Я пользуюсь успехом.
Иной раз, само собой, интересуются моим дружком. Я всегда печально улыбаюсь (чтобы при необходимости задним числом могла утверждать, что все это в шутку) и отвечаю, что мой жених погиб при кораблекрушении. Это довольно оригинально: никому и в голову не приходит, что подобные вещи я могла бы придумать. Кроме прочего, престиж моряка в Чехии явно высок, потому так легко я отбиваю любые похотливые атаки. Смерть, пусть вымышленная, остановит каждого. Я вдова моряка. Женщина с тайной. Подробности оставляю при себе.

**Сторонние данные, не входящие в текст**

+          b.x += __shfl_xor(b.x, o, 64); b.y += __shfl_xor(b.y, o, 64); b.z += __shfl_xor(b.z, o, 64); b.w += __shfl_xor(b.w, o, 64);
+          if constexpr (MAX3) {
+            mx.x = fmaxf(mx.x, __shfl_xor(mx.x, o, 64)); mx.y = fmaxf(mx.y, __shfl_xor(mx.y, o, 64));
+            mx.z = fmaxf(mx.z, __shfl_xor(mx.z, o, 64)); mx.w = fmaxf(mx.w, __shfl_xor(mx.w, o, 64));
+          }
+        }
+        groups = 4;
+        if ((threadIdx.x & 63) < g.cl) {
+          sh4[0][(threadIdx.x >> 6) * g.cl + ci] = a; sh4[1][(threadIdx.x >> 6) * g.cl + ci] = b;
+          if constexpr (MAX3) sh4[2][(threadIdx.x >> 6) * g.cl + ci] = mx;
+        }
+      } else {
+        sh4[0][threadIdx.x] = a; sh4[1][threadIdx.x] = b;
+        if constexpr (MAX3) sh4[2][threadIdx.x] = mx;
       }
-    } else {
-      sh4[0][threadIdx.x] = a; sh4[1][threadIdx.x] = b;
-      if constexpr (MAX3) sh4[2][threadIdx.x] = mx;
-    }
-    __syncthreads();
-    if (ri == 0 && q < c4) {
-      a = sh4[0][ci]; b = sh4[1][ci];
-      if constexpr (MAX3) mx = sh4[2][ci];
-      for (int k = 1; k < groups; ++k) {
-        const float4 oa = sh4[0][k * g.cl + ci], ob = sh4[1][k * g.cl + ci];
-        add4(a, oa); add4(b, ob);
-        if constexpr (MAX3) {
-          const float4 om = sh4[2][k * g.cl + ci];
-          mx.x = fmaxf(mx.x, om.x); mx.y = fmaxf(mx.y, om.y); mx.z = fmaxf(mx.z, om.z); mx.w = fmaxf(mx.w, om.w);
+      __syncthreads();
+      if (ri == 0 && q < c4) {
+        a = sh4[0][ci]; b = sh4[1][ci];
+        if constexpr (MAX3) mx = sh4[2][ci];
+        for (int w = 1; w < groups; ++w) {
+          const float4 oa = sh4[0][w * g.cl + ci], ob = sh4[1][w * g.cl + ci];
+          add4(a, oa); add4(b, ob);
+          if constexpr (MAX3) {
+            const float4 om = sh4[2][w * g.cl + ci];
+            mx.x = fmaxf(mx.x, om.x); mx.y = fmaxf(mx.y, om.y); mx.z = fmaxf(mx.z, om.z); mx.w = fmaxf(mx.w, om.w);
+          }
         }
+        st4(partial + (done * 2 + 0) * c4 * 4, q, a);
+        st4(partial + (done * 2 + 1) * c4 * 4, q, b);
+        if constexpr (MAX3) st4(pmax + done * c4 * 4, q, mx);
       }
-      st4(partial + ((long)blockIdx.x * 2 + 0) * c4 * 4, q, a);
-      st4(partial + ((long)blockIdx.x * 2 + 1) * c4 * 4, q, b);
-      if constexpr (MAX3) st4(pmax + (long)blockIdx.x * c4 * 4, q, mx);
-    }
-    __syncthreads();
-  }
-}
-template <class F>
-__device__ __forceinline__ void col_reduce2_v4(long m, int c4, ColGeom g, float* __restrict__ partial, F f) {
-  col_reduce2_v4p(m, c4, g, partial, NoPrep(), [&](long r, int q, int, float4& a, float4& b) { f(r, q, a, b); });
+    }
+  }
+}
+template <class L, class F>
+__device__ __forceinline__ void col_reduce2_v4(long m, int c4, ColGeom g, float* __restrict__ partial, L ld, F f) {
+  col_reduce2_v4p(m, c4, g, partial, NoPrep(), ld, [&](long r, int q, int, const auto& d, float4& a, float4& b) { f(r, q, d, a, b); });
 }
 
 __global__ __launch_bounds__(256) void bn_stats4_kernel(const float* __restrict__ x, long m, int c4, ColGeom g,
                                                         float* __restrict__ partial) {
-  col_reduce2_v4(m, c4, g, partial, [&](long r, int q, float4& a, float4& b) {
-    const float4 v = ld4(x, r * c4 + q);
+  col_reduce2_v4(m, c4, g, partial, [&](long r, int q) { return ld4(x, r * c4 + q); }, [&](long, int, float4 v, float4& a, float4& b) {
     add4(a, v);
     b.x = fmaf(v.x, v.x, b.x); b.y = fmaf(v.y, v.y, b.y); b.z = fmaf(v.z, v.z, b.z); b.w = fmaf(v.w, v.w, b.w);
   });
@@ -244,13 +282,13 @@
 }
 __global__ __launch_bounds__(256) void bn_stats_pad4_kernel(const float* __restrict__ x, long m, int c, int c4, ColGeom g,
                                                             float* __restrict__ partial) {
-  col_reduce2_v4(m, c4, g, partial, [&](long r, int q, float4& a, float4& b) {
-    const float4 v = ld_pad4(x, r, c, q);
+  col_reduce2_v4(m, c4, g, partial, [&](long r, int q) { return ld_pad4(x, r, c, q); }, [&](long, int, float4 v, float4& a, float4& b) {
     add4(a, v);
     b.x = fmaf(v.x, v.x, b.x); b.y = fmaf(v.y, v.y, b.y); b.z = fmaf(v.z, v.z, b.z); b.w = fmaf(v.w, v.w, b.w);
   });
 }
 
+struct XDy { float4 x, dy; };
 __global__ __launch_bounds__(256) void bn_bwd_reduce4_kernel(const float* __restrict__ dy, const float* __restrict__ x,
                                                              long m, int c4, ColGeom g, const float* __restrict__ mean,
                                                              const float* __restrict__ rstd, const float* __restrict__ scale,
@@ -258,17 +296,18 @@
                                                              float* __restrict__ partial, const DropArg drop, float* __restrict__ pmax) {
   const uint64_t dseed = drop.thr ? drop_seed(drop) : 0ull;
   auto prep = [&](int q) { return bn_consts<false>(q, scale, shift, mean, rstd, nullptr, nullptr, 1); };
-  auto body = [&](long r, int q, const BnConsts& k, float4& a, float4& b, float4& mx) {
-    const float4 xv = ld4(x, r * c4 + q);
-    float4 dz = ld4(dy, r * c4 + q);
+  auto ld = [&](long r, int q) { return XDy{ld4(x, r * c4 + q), ld4(dy, r * c4 + q)}; };
+  auto body = [&](long r, int q, const BnConsts& k, const XDy& d, float4& a, float4& b, float4& mx) {
+    const float4 xv = d.x;
+    float4 dz = d.dy;
     if (drop.thr) dz = drop4(drop, dseed, r * c4 + q, dz);
     if (relu) dz = act_grad4(relu, xv, k.sc, k.sh, dz);
     bn_sums4(a, b, dz, xv, k.mu, k.rs);
     mx.x = fmaxf(mx.x, fabsf(dz.x)); mx.y = fmaxf(mx.y, fabsf(dz.y)); mx.z = fmaxf(mx.z, fabsf(dz.z)); mx.w = fmaxf(mx.w, fabsf(dz.w));
   };
-  if (pmax) col_reduce2_v4p<true>(m, c4, g, partial, prep, body, pmax);
-  else col_reduce2_v4p(m, c4, g, partial, prep, [&](long r, int q, const BnConsts& k, float4& a, float4& b) {
-    float4 mx = make_float4(0.f, 0.f, 0.f, 0.f); body(r, q, k, a, b, mx);
+  if (pmax) col_reduce2_v4p<true>(m, c4, g, partial, prep, ld, body, pmax);
+  else col_reduce2_v4p(m, c4, g, partial, prep, ld, [&](long r, int q, const BnConsts& k, const XDy& d, float4& a, float4& b) {
+    float4 mx = make_float4(0.f, 0.f, 0.f, 0.f); body(r, q, k, d, a, b, mx);
   });
 }
 
@@ -374,11 +413,14 @@
                                                                  const float* __restrict__ shift, int relu,
                                                                  float* __restrict__ partial) {
   col_reduce2_v4p(m, c4, g, partial, [&](int q) { return bn_consts<false>(q, scale, shift, mean, rstd, nullptr, nullptr, 1); },
-                  [&](long r, int q, const BnConsts& k, float4& a, float4& b) {
-    const float4 xv = ld4(x, r * c4 + q);
+                  [&](long r, int q) {
     const long nq = (long)divu((uint32_t)r, dhw) * c4 + q;
     const float4 gp = ld4(dpool, nq);
-    float4 dz = add_pool4(gate4(ld4(dy, r * c4 + q), gate, nq), gp, inv_hw);
+    return XDy{ld4(x, r * c4 + q), add_pool4(gate4(ld4(dy, r * c4 + q), gate, nq), gp, inv_hw)};
+  },
+                  [&](long r, int q, const BnConsts& k, const XDy& d, float4& a, float4& b) {
+    const float4 xv = d.x;
+    float4 dz = d.dy;
     if (relu) dz = act_grad4(relu, xv, k.sc, k.sh, dz);
     bn_sums4(a, b, dz, xv, k.mu, k.rs);
   });
@@ -498,9 +540,10 @@
   const uint64_t dseed = drop.thr ? drop_seed(drop) : 0ull;
   float amax = 0.f;
   col_reduce2_v4p(m, c4, g, partial, [&](int q) { return bn_consts(q, scale, shift, mean, rstd, dbeta, dgamma, training); },
-                  [&](long r, int q, const BnConsts& k, float4& a, float4&) {
-    const float4 xv = ld4(x, r * c4 + q);
-    float4 dz = ld4(dy, r * c4 + q);
+                  [&](long r, int q) { return XDy{ld4(x, r * c4 + q), ld4(dy, r * c4 + q)}; },
+                  [&](long r, int q, const BnConsts& k, const XDy& d, float4& a, float4&) {
+    const float4 xv = d.x;
+    float4 dz = d.dy;
     if (drop.thr) dz = drop4(drop, dseed, r * c4 + q, dz);
     if (relu) dz = act_grad4(relu, xv, k.sc, k.sh, dz);
     const float4 o = relu_mask4(xv, bn_dx4(dz, xv, k, inv_m, training));
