+def butterfly_loops(body):
+    blocks = [("", [], [])]
+    for line in body:
+        s = line.strip()
+        m = re.match(r"^(\.LBB\w+):", s)
+        if m:
+            blocks.append((m.group(1), [], []))
+        elif s and not s.startswith((".", ";")) and not s.split()[0].endswith(":"):
+            blocks[-1][1].append(s.split()[0])
+            if s.startswith(("s_cbranch", "s_branch")):
+                blocks[-1][2].append(s.split()[1])
+    index = {b[0]: n for n, b in enumerate(blocks)}
+    loops = [(index[t], n) for n, (_, _, targets) in enumerate(blocks) for t in targets if t in index and index[t] <= n]
+    found = []
+    for n, (_, ops, _) in enumerate(blocks):
+        if ops.count("v_mad_u64_u32") < 100:
+            continue
+        around = [lp for lp in loops if lp[0] <= n <= lp[1]]
+        if not around:
+            continue
+        lo, hi = min(around, key=lambda lp: lp[1] - lp[0])
+        if (lo, hi) not in [f[0] for f in found]:
+            found.append(((lo, hi), [op for b in blocks[lo:hi + 1] for op in b[1]]))
+    return [ops for _, ops in found]
+
+
+def pretty(sym):
+    for name in ("k_ntt29_pass", "k_ntt_pass"):
+        tag = "%d%sILb" % (len(name), name)
+        if tag in sym:
+            dif = sym.split(tag)[1][0] == "1"
+            return name, "%s<%s>" % (name, "DIF" if dif else "DIT")
+    return None, None
+
+
+def main():
+    print("%-8s %-20s %-18s %6s %4s %7s %6s %6s %5s %6s %5s %8s %5s %6s" % ("listing", "kernel", "loop", "instr", "per", "instr/1", "mad64", "mul32", "lds", "gload", "VGPR", "scratch", "waves", "LDS B"))
+    for arg in sys.argv[1:]:
+        label, path = arg.split(":", 1)
+        for sym, (body, res) in sorted(kernels(open(path).read()).items()):
+            base, name = pretty(sym)
+            if not name:
+                continue
+            for ops in butterfly_loops(body):
+                mad = ops.count("v_mad_u64_u32")
+                per = max(1, round(mad / 170.0))
+                if any(op.startswith("global_store") for op in ops):
+                    kind = "post"
+                elif base == "k_ntt_pass":
+                    kind = "butterfly"
+                else:
+                    kind = "plain+sweep" if per >= 4 else "plain" if mad / per <= 170 else "sweep"
+                path = "generic" if any("rcp" in op for op in ops) else "tile"
+                print("%-8s %-20s %-18s %6d %4d %7.1f %6d %6d %5d %6d %5s %8s %5s %6d" % (
+                    label, name, kind + "/" + path, len(ops), per, len(ops) / per, mad, ops.count("v_mul_lo_u32"),
+                    sum(1 for op in ops if op.startswith("ds_")), sum(1 for op in ops if op.startswith("global_load")),
+                    res.get("vgpr"), res.get("scratch"), res.get("occ"), LDS[base]))
+
+if __name__ == "__main__":
+    main()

— Не сердись, не хочу говорить об этом, — отвечаю я, когда лезут с расспросами. — Все слишком свежо.
— Ясно, понимаю.
Не полный ли фарс человеческая жизнь?
Однажды в опьянении перестаю контролировать себя и, импровизируя, раскручиваю сюжет об уделе жен моряков: вечное ожидание, чудо возвращения… Все проглатывают наживку вместе с крючком (иногда думаю, что я запросто могла бы стать писательницей). Воображаемое возвращение изголодавшегося по женской плоти моряка откуда-то с берегов Океании, конечно, непомерно возбуждает меня; уже в пивной я знаю, что дома быстро запихну прокуренное белье в стиральную машину, приму душ, улягусь в постель и унесусь в своих фантазиях намного дальше.